# Farbveränderungen nach Export von Geafik



## firestarterr (25. Juli 2004)

Hallo
Ich bin noch recht neu in im Arbeiten mit Freehand. Ich habe ein Wappen unter Freehand gemalt, und dann als *.AI Datei exportiert. Als ich diese dann im Photoshop geladen habe, haben sich die Farbtöne stark verändert. Mein Rot ist viel heller geworden und entspricht auch nicht mehr dem RGB Wert, dem ich ihm unter Freehand gegeben habe. Woran liegt das? und wie kann ich sicherstellen, daß der Farbton auch in Verwendung mit anderen Programmen oder bei Konvertierung der selbe bleibt?

Vielen Dank


----------



## himishima (27. Juli 2004)

Hallo,
wenn du die Datei in Photoshop importieren möchtest, dann wähle besser das Photoshop-Format .PSD als Export-Format.
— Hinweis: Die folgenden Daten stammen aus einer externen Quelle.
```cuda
static int finalise_launch(sfm_ctx* c, int kind, double thr, double min_extra, int agg, int mode, bool use_table,
                           long long idx_offset, int sums, int e2, int force_rescore, unsigned long long* acc_dev) {
    const long long h = c->h, P = c->npairs;
    const size_t H = (size_t)h * P;
    const int fblocks = (int)((h + 255) / 256);
    c->tic(T_SELECT);
    FinalArgs f;
    f.pts = c->pts.as<Corr>();
    f.offsets = c->batched ? c->offsets.as<long long>() : nullptr;
    f.E = c->E.as<double>();
    f.valid = c->valid.as<uint8_t>();
    f.table = use_table ? c->table.as<int32_t>() : nullptr;
    f.h = h;
    f.n = c->n;
// ... 51 lines not shown
    const int G = (c->variant == SFM_SCORE_SCREEN32 && thr > 1e6) ? 16 : c->group;
    const long long hblocks = (h + 32ll * hpt - 1) / (32ll * hpt);
    const size_t H = (size_t)h * P;
    if (int r = reserve_selection(c, h, P)) return r;
    int e2 = 0;
    if (thr > 0.0 && !skip_k2) (void)frexp(thr, &e2);
    if (e2 < -400) e2 = -400;
    const bool autov = c->variant == SFM_SCORE_AUTO;
    int variant = autov ? SFM_SCORE_SCREEN : c->variant;
    if (variant == SFM_SCORE_SCREEN32 && thr > 1e6) variant = SFM_SCORE_SCREEN;
    const bool f32 = variant == SFM_SCORE_SCREEN32;
    const bool screen = variant != SFM_SCORE_FULL;
    double thr_pre = f32 ? thr * kThr32Factor : (screen ? thr * (1.0 + 1e-9) : thr * (1.0 + 1e-9) + 1e-22);
    if (f32 && thr_pre < 1e-24) thr_pre = 1e-24;
    if (screen && thr_pre < 1e-280) thr_pre = 1e-280;
    const double s_scale = sqrt(thr_pre);
    const double scale1 = ldexp(1.0, 63 - e2), scale2 = ldexp(1.0, 63 - 2 * e2);
    unsigned long long* acc_dev = nullptr;
    {
        const void* fn = score_kernel(variant, hpt, G);
        if (!fn) return fail(SFM_ERR_ARG, "unsupported scoring configuration (variant %d, hpt %d, group %d)", variant, hpt, G);
        const size_t smem_one = (size_t)kScoreWarps * score_warp_smem(hpt, false);
        const size_t smem_two = (size_t)kScoreWarps * score_warp_smem(hpt, true);
        const size_t smem_both = smem_one > smem_two ? smem_one : smem_two;
        const size_t smem = screen ? smem_one : smem_two;
        auto occupancy = [&](const void* f, size_t bytes, int* out) -> int {
            for (int k = 0; k < 4; ++k)
                if (c->occ_fn[k] == f) { *out = c->occ_blocks[k]; return 0; }
            int o = 0;
            CU(cudaFuncSetAttribute(f, cudaFuncAttributeMaxDynamicSharedMemorySize, (int)bytes));
            CU(cudaOccupancyMaxActiveBlocksPerMultiprocessor(&o, f, kScoreThreads, bytes));
            if (o < 1) o = 1;
            c->occ_fn[c->occ_next] = f;
            c->occ_blocks[c->occ_next] = o;
            c->occ_next = (c->occ_next + 1) & 3;
            *out = o;
            return 0;
        };
        int occ = 0;
        if (int r = occupancy(fn, smem, &occ)) return r;
#ifndef SFM_AUTO_SINGLE
#define SFM_AUTO_SINGLE 1
#endif
        const void* fn_auto = nullptr;
        if (autov && SFM_AUTO_SINGLE) {
            if (hpt == 2 && G == 16) fn_auto = reinterpret_cast<const void*>(&k_score_auto<2, 16>);
            if (hpt == 4 && G == 8) fn_auto = reinterpret_cast<const void*>(&k_score_auto<4, 8>);
        }
        if (fn_auto)
            if (int r = occupancy(fn_auto, smem_both, &occ)) return r;
        const void* fn_full = (autov && !fn_auto) ? score_kernel(SFM_SCORE_FULL, hpt, G) : nullptr;
        int occ_full = 0;
        if (fn_full)
            if (int r = occupancy(fn_full, smem_two, &occ_full)) return r;
        const long long grid_blocks = (long long)c->sm_count * occ;
        constexpr int items_per_warp = 32;
        const ItemSplit sp = split_items(grid_blocks * kScoreWarps * items_per_warp, hblocks * P, max_len, kTile);
        const long long chunk = sp.chunk, nsplit = sp.nsplit;
        const long long total_items = hblocks * nsplit * P;
        if (int r = c->acc.reserve(H * kAccWords * 8 + acc_tail_bytes(P))) return r;
        const long long npts = c->n;
        if (f32) { if (int r = c->spts.reserve((size_t)npts * sizeof(Corr32))) return r; }
        else if (screen) { if (int r = c->spts.reserve((size_t)npts * sizeof(Corr))) return r; }
        ScoreArgs a;
        a.pts = c->pts.as<Corr>();
        a.spts = screen ? c->spts.p : c->pts.p;
        a.bounds = c->bounds.as<double>();
        a.s = s_scale;
        a.kappa_coef = kKappaCoef * (1.0 + thr);
        a.kappa32_coef = kKappa32Coef * (1.0 + thr);
        a.n = c->n;
        a.offsets = c->batched ? c->offsets.as<long long>() : nullptr;
        a.E = c->E.as<double>();
        a.rows = c->rows.as<ModelRow>();
        a.h = h;
        a.thr = thr;
        a.thr_pre = thr_pre;
        a.scale1 = scale1;
        a.scale2 = scale2;
        a.sums = sums;
        a.chunk = chunk;
        a.hblocks = (int)hblocks;
        a.nsplit = (int)nsplit;
        a.total_items = total_items;
        a.htotal = (long long)H;
        a.acc = c->acc.as<unsigned long long>();
        a.work_counter = reinterpret_cast<unsigned*>(a.acc + H * kAccWords);
        char* tailp = reinterpret_cast<char*>(a.acc + H * kAccWords);
        a.mode_flag = autov ? reinterpret_cast<const int*>(tailp + 32) : nullptr;
        acc_dev = a.acc;
        c->tic(T_SCORE);
        if (int r = clear_acc(c, H, P)) return r;
        if (f32 && !skip_k2) {
            k_screen_pts32<<<(unsigned)((npts + 255) / 256), 256, 0, c->stream>>>(c->pts.as<Corr>(), npts, 1.0 / s_scale,
                                                                                  reinterpret_cast<Corr32*>(c->spts.p));
            if (int r = check_launch(c, "k_screen_pts32")) return r;
        }
        else if (screen && !skip_k2) {
            PilotArgs pa;
            pa.E = c->E.as<double>();
            pa.h = h;
            pa.plen = c->batched ? c->first_len : c->n;
            pa.thr_pre = thr_pre;
            pa.counters = reinterpret_cast<unsigned*>(tailp + 16);
            pa.mode_flag = autov ? reinterpret_cast<int*>(tailp + 32) : nullptr;
            CU(chain_launch(c, k_screen_pts64, dim3((unsigned)((npts + 255) / 256)), dim3(256), 0, c->pts.as<Corr>(), npts,
                            1.0 / s_scale, reinterpret_cast<Corr*>(c->spts.p), pa));
            if (int r = check_launch(c, "k_screen_pts64")) return r;
        }
        const long long want_blocks = (total_items + kScoreWarps - 1) / kScoreWarps;
        const long long launch_blocks = grid_blocks < want_blocks ? grid_blocks : want_blocks;
        void* kargs[] = {(void*)&a};
        if (!skip_k2 && fn_auto) {
            ScoreArgs a2 = a;
            a2.thr_pre = thr * (1.0 + 1e-9) + 1e-22;
            a2.spts = c->pts.p;
            void* kargs2[] = {(void*)&a, (void*)&a2};
            CU(chain_launch_ptr(c, fn_auto, dim3((unsigned)launch_blocks), dim3(kScoreThreads), smem_both, kargs2));
            if (int r = check_launch(c, "k_score_auto")) return r;
        } else if (!skip_k2) {
            CU(chain_launch_ptr(c, fn, dim3((unsigned)launch_blocks), dim3(kScoreThreads), smem, kargs));
            if (int r = check_launch(c, "k_score")) return r;
            if (fn_full) {
                ScoreArgs a2 = a;
                a2.thr_pre = thr * (1.0 + 1e-9) + 1e-22;
                a2.spts = c->pts.p;
                const long long gb2 = (long long)c->sm_count * occ_full;
                const long long lb2 = gb2 < want_blocks ? gb2 : want_blocks;
                void* kargs2[] = {(void*)&a2};
                CU(chain_launch_ptr(c, fn_full, dim3((unsigned)lb2), dim3(kScoreThreads), smem_two, kargs2));
                if (int r = check_launch(c, "k_score")) return r;
            }
        }
        c->toc(T_SCORE);
    }

    return finalise_launch(c, MODEL_E, thr, min_extra, agg, mode, use_table, idx_offset, sums, e2, force_rescore, acc_dev);
}

int sfm_score(sfm_ctx* c, double thr, double min_extra, int agg, int mode, int use_table, int64_t idx_offset,
              int32_t* count_extra, double* S1, double* S2, double* err) {
    if (int r = use(c)) return r;
    if (c->batched) return fail(SFM_ERR_STATE, "sfm_score is a single-pair call; use sfm_batch_ransac");
    if (int r = score_launch(c, thr, min_extra, agg, mode, use_table != 0, idx_offset, c->n, S1 || S2)) return r;
    const size_t H = (size_t)c->h;
    if (count_extra) CU(cudaMemcpyAsync(count_extra, c->count_extra.p, H * 4, cudaMemcpyDeviceToHost, c->stream));
    if (S1) CU(cudaMemcpyAsync(S1, c->S1.p, H * 8, cudaMemcpyDeviceToHost, c->stream));
    if (S2) CU(cudaMemcpyAsync(S2, c->S2.p, H * 8, cudaMemcpyDeviceToHost, c->stream));
// ... 892 lines not shown
    c->npairs = npairs;
    c->n = n;
    c->first_len = offsets[1] - offsets[0];
    if (int r = c->offsets.reserve((size_t)(npairs + 1) * 8)) return r;
    if (int r = c->Ks.reserve((size_t)npairs * 72)) return r;
    CU(cudaMemcpyAsync(c->offsets.p, offsets, (size_t)(npairs + 1) * 8, cudaMemcpyHostToDevice, c->stream));
    CU(cudaMemcpyAsync(c->Ks.p, Ks, (size_t)npairs * 72, cudaMemcpyHostToDevice, c->stream));
    c->Kbatch.assign(Ks, Ks + 9 * npairs);
    c->batch_max_len = max_len;
    const double* s[4];
    if (int r = stage_raw(c, xa, ya, xb, yb, stride, n, s)) return r;
    if (pixels) {
        const double I[9] = {1, 0, 0, 0, 1, 0, 0, 0, 1};
        if (int r = hpose_stage_k(c, I)) return r;
        if (int r = c->pts.reserve((size_t)n * sizeof(Corr))) return r;
        k_normalise<<<dim3((unsigned)((n + 255) / 256), 1), 256, 0, c->stream>>>(s[0], s[1], s[2], s[3], stride, n, nullptr,
                                                                                c->hK.as<double>(), c->pts.as<Corr>(), nullptr);
        if (int r = check_launch(c, "k_normalise")) return r;
    } else if (int r = normalise_from(c, s[0], s[1], s[2], s[3], stride, n, max_len)) {
        return r;
    }
    c->toc(T_UPLOAD);
    c->has_pts = true;
    c->has_table = c->has_models = c->has_score = false;
    c->table_pending = false;
    c->winner_set = false;
    *max_len_out = max_len;
    return 0;
}

static int batch_core(sfm_ctx* c, const double* xa, const double* ya, const double* xb, const double* yb, int64_t stride,
                      const int64_t* offsets, int64_t npairs, const double* Ks, int64_t h, uint64_t seed, uint64_t pair_id0,
                      double thr, double min_extra, int agg, int mode, long long* max_len_out) {
    long long max_len = 0;
    if (int r = batch_upload(c, xa, ya, xb, yb, stride, offsets, npairs, Ks, h, false, &max_len)) return r;
    if (int r = sample_device(c, seed, pair_id0, 0, h)) return r;
    if (int r = fit_launch(c, false)) return r;
    if (int r = score_launch(c, thr, min_extra, agg, mode, true, 0, max_len)) return r;
    *max_len_out = max_len;
    return 0;
}

static int batch_fetch_winners(sfm_ctx* c, int64_t npairs, size_t extra_pinned, char** extra) {
    const size_t rbytes = (size_t)npairs * sizeof(SelectRecord);
    if (int r = ensure_pinned(c, rbytes + extra_pinned + 64)) return r;
    char* hp = (char*)c->hpin;
// ... 403 lines not shown
```

### structure_from_motion_b200/csrc/sfm_score.cuh

```cuda
#pragma once
#include <type_traits>

#include "sfm_device.cuh"

namespace sfm {

__device__ __forceinline__ uint32_t smem_u32(const void* p) {
    return (uint32_t)__cvta_generic_to_shared(p);
}
__device__ __forceinline__ void mbar_init(void* bar, uint32_t count) {
    asm volatile("mbarrier.init.shared::cta.b64 [%0], %1;" ::"r"(smem_u32(bar)), "r"(count) : "memory");
}
__device__ __forceinline__ void mbar_fence_init() {
    asm volatile("fence.mbarrier_init.release.cluster;" ::: "memory");
}
__device__ __forceinline__ void mbar_expect_tx(void* bar, uint32_t bytes) {
    asm volatile("mbarrier.arrive.expect_tx.shared::cta.b64 _, [%0], %1;" ::"r"(smem_u32(bar)), "r"(bytes)
                 : "memory");
}
__device__ __forceinline__ void mbar_wait(void* bar, uint32_t parity) {
    uint32_t ok;
    do {
        asm volatile(
            "{\n\t.reg .pred p;\n\t"
// ... 10 lines not shown
            smem_u32(dst_smem)),
        "l"(src_gmem), "r"(bytes), "r"(smem_u32(bar))
        : "memory");
}

constexpr int kScoreThreads = 128;
constexpr int kScoreWarps = kScoreThreads / 32;
#ifndef SFM_SCORE_TILE
#define SFM_SCORE_TILE 64
#endif
#ifndef SFM_SCORE_STAGES
#define SFM_SCORE_STAGES 3
#endif
constexpr int kTile = SFM_SCORE_TILE;
constexpr int kStages = SFM_SCORE_STAGES;
constexpr int kRing = 64;
constexpr unsigned kMaxPoints = 1u << 25;
constexpr int kChunks = 4;
constexpr int kFixedBits = 21 * kChunks;
constexpr int kChunkBits = 21;
constexpr int kAccWords = 1 + 2 * kChunks;
constexpr long long kMaxItemPoints = 1ll << 11;
enum { SUM_S1 = 1, SUM_S2 = 2 };
enum { MODE_FULL = 0, MODE_SCREEN = 1, MODE_SCREEN32 = 2 };
constexpr double kKappaCoef = 4e-20;
constexpr double kKappa32Coef = 1.2e-10;
constexpr double kThr32Factor = 1.0316;

__global__ void __launch_bounds__(256) k_pad_models(const double* __restrict__ E, long long htotal, ModelRow* __restrict__ rows) {
    const long long i = blockIdx.x * (long long)blockDim.x + threadIdx.x;
    if (i >= htotal) return;
    const double* e = E + 9 * i;
    ModelRow r;
    r.a = make_double4(e[0], e[1], e[2], e[3]);
    r.b = make_double4(e[4], e[5], e[6], e[7]);
    r.c = make_double4(e[8], 0.0, 0.0, 0.0);
    rows[i] = r;
}

struct ScoreArgs {
    const Corr* pts;
    const void* spts;
    const double* bounds;
    long long n;
    const long long* offsets;
    const double* E;
    const ModelRow* rows;
    long long h;
    double thr, thr_pre, s;
    double kappa_coef;
    double kappa32_coef;
    double scale1, scale2;
    int sums;
    long long chunk;
    int hblocks, nsplit;
    long long total_items;
    long long htotal;
    unsigned* work_counter;
    unsigned long long* acc;
    const int* mode_flag;
};

__device__ __forceinline__ unsigned atom_add_acq_rel_shared(unsigned* p, unsigned v) {
    unsigned old;
    asm volatile("atom.acq_rel.cta.shared::cta.add.u32 %0, [%1], %2;" : "=r"(old) : "r"(smem_u32(p)), "r"(v) : "memory");
// ... 8 lines not shown
    unsigned m;
    asm("mov.u32 %0, %%lanemask_lt;" : "=r"(m));
    return m;
}

__device__ __forceinline__ void chunks21(double x, double scale, unsigned (&c)[kChunks]) {
    const double t = x * scale;
    const unsigned long long v = __double2ull_rz(t);
    const double rem = t - __ull2double_rz(v);
    c[0] = (unsigned)__double2uint_rz(rem * 2097152.0);
    c[1] = (unsigned)v & 0x1fffffu;
    c[2] = (unsigned)(v >> kChunkBits) & 0x1fffffu;
    c[3] = (unsigned)(v >> (2 * kChunkBits));
}

struct __align__(16) Corr32 {
    float xa, ya, xb, yb;
};

constexpr int kPilotBlocks = 32;
constexpr int kPilotHyps = 64;
constexpr int kPilotPts = 1024;
constexpr double kPilotFullAbove = 0.09;
struct PilotArgs {
    const double* E;
    long long h;
    long long plen;
    double thr_pre;
    unsigned* counters;
    int* mode_flag;
};
__global__ void __launch_bounds__(256) k_screen_pts64(const Corr* __restrict__ pts, long long n, double inv_s,
                                                      Corr* __restrict__ spts, const PilotArgs pa) {
    chain_enter();
    const long long i = blockIdx.x * (long long)blockDim.x + threadIdx.x;
    if (i < n) {
        Corr c = pts[i];
        c.xa *= inv_s;
        c.ya *= inv_s;
        spts[i] = c;
    }
    if (!pa.mode_flag || blockIdx.x >= kPilotBlocks) return;
    const int nb = gridDim.x < kPilotBlocks ? gridDim.x : kPilotBlocks;
    const long long nh = pa.h < kPilotHyps ? pa.h : kPilotHyps;
    const int hs = threadIdx.x % kPilotHyps;
    int pass = 0, tests = 0;
    if (hs < nh && pa.plen > 0) {
        const long long hyp = (pa.h / nh) * hs;
        double e[9];
#pragma unroll
        for (int k = 0; k < 9; ++k) e[k] = pa.E[9 * hyp + k];
        const long long np = pa.plen < kPilotPts ? pa.plen : kPilotPts;
        const long long step = pa.plen / np;
        const int lanes = nb * (256 / kPilotHyps);
        Corr cs[8];
        int got = 0;
#pragma unroll
        for (int u = 0; u < 8; ++u) {
            const long long q = blockIdx.x * (256 / kPilotHyps) + threadIdx.x / kPilotHyps + (long long)u * lanes;
            if (q < np) { cs[u] = pts[q * step]; got = u + 1; }
        }
#pragma unroll
        for (int u = 0; u < 8; ++u)
            if (u < got) {
                pass += sed_screen(e, cs[u].xa, cs[u].ya, cs[u].xb, cs[u].yb, pa.thr_pre) < 0.0 ? 1 : 0;
                tests += 1;
            }
    }
    unsigned long long v = ((unsigned long long)pass << 32) | (unsigned)tests;
#pragma unroll
    for (int d = 16; d > 0; d >>= 1) v += __shfl_xor_sync(0xffffffffu, v, d);
    __shared__ unsigned long long s_sum;
    __shared__ int s_last;
    if (threadIdx.x == 0) s_sum = 0ull;
    __syncthreads();
    if ((threadIdx.x & 31) == 0) atomicAdd(&s_sum, v);
    __syncthreads();
    if (threadIdx.x == 0) {
        unsigned long long* tot = reinterpret_cast<unsigned long long*>(pa.counters);
        atomicAdd(tot, s_sum);
        __threadfence();
        s_last = atomicAdd(pa.counters + 2, 1u) == (unsigned)(nb - 1);
        if (s_last) {
            __threadfence();
            const unsigned long long t = *reinterpret_cast<volatile unsigned long long*>(tot);
            const double rate = (unsigned)t ? (double)(t >> 32) / (double)(unsigned)t : 0.0;
            *pa.mode_flag = rate > kPilotFullAbove ? MODE_FULL : MODE_SCREEN;
        }
    }
}
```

Jetzt sollte der Farbwert sich nicht verändern. AI ist das Datei-Format für Illustrator.

Gruß Himishima


----------



## Night Vision Worker (27. Juli 2004)

..ist dein Monitor kalibriert und verwenden die Programme das selbe Farbprofil?! Kann unter Umständen dazu führen, daß (gerade in Freehand) die Farben falsch dargestellt werden!

Ansonsten auf jedenfall als PSD oder TIF exportieren!

Farbprofil Freehand: C:\Programme\Macromedia\FreeHand MX\ICM
Farbprofil Photoshop: C:\Programme\Gemeinsame Dateien\Adobe\Color\Profiles


----------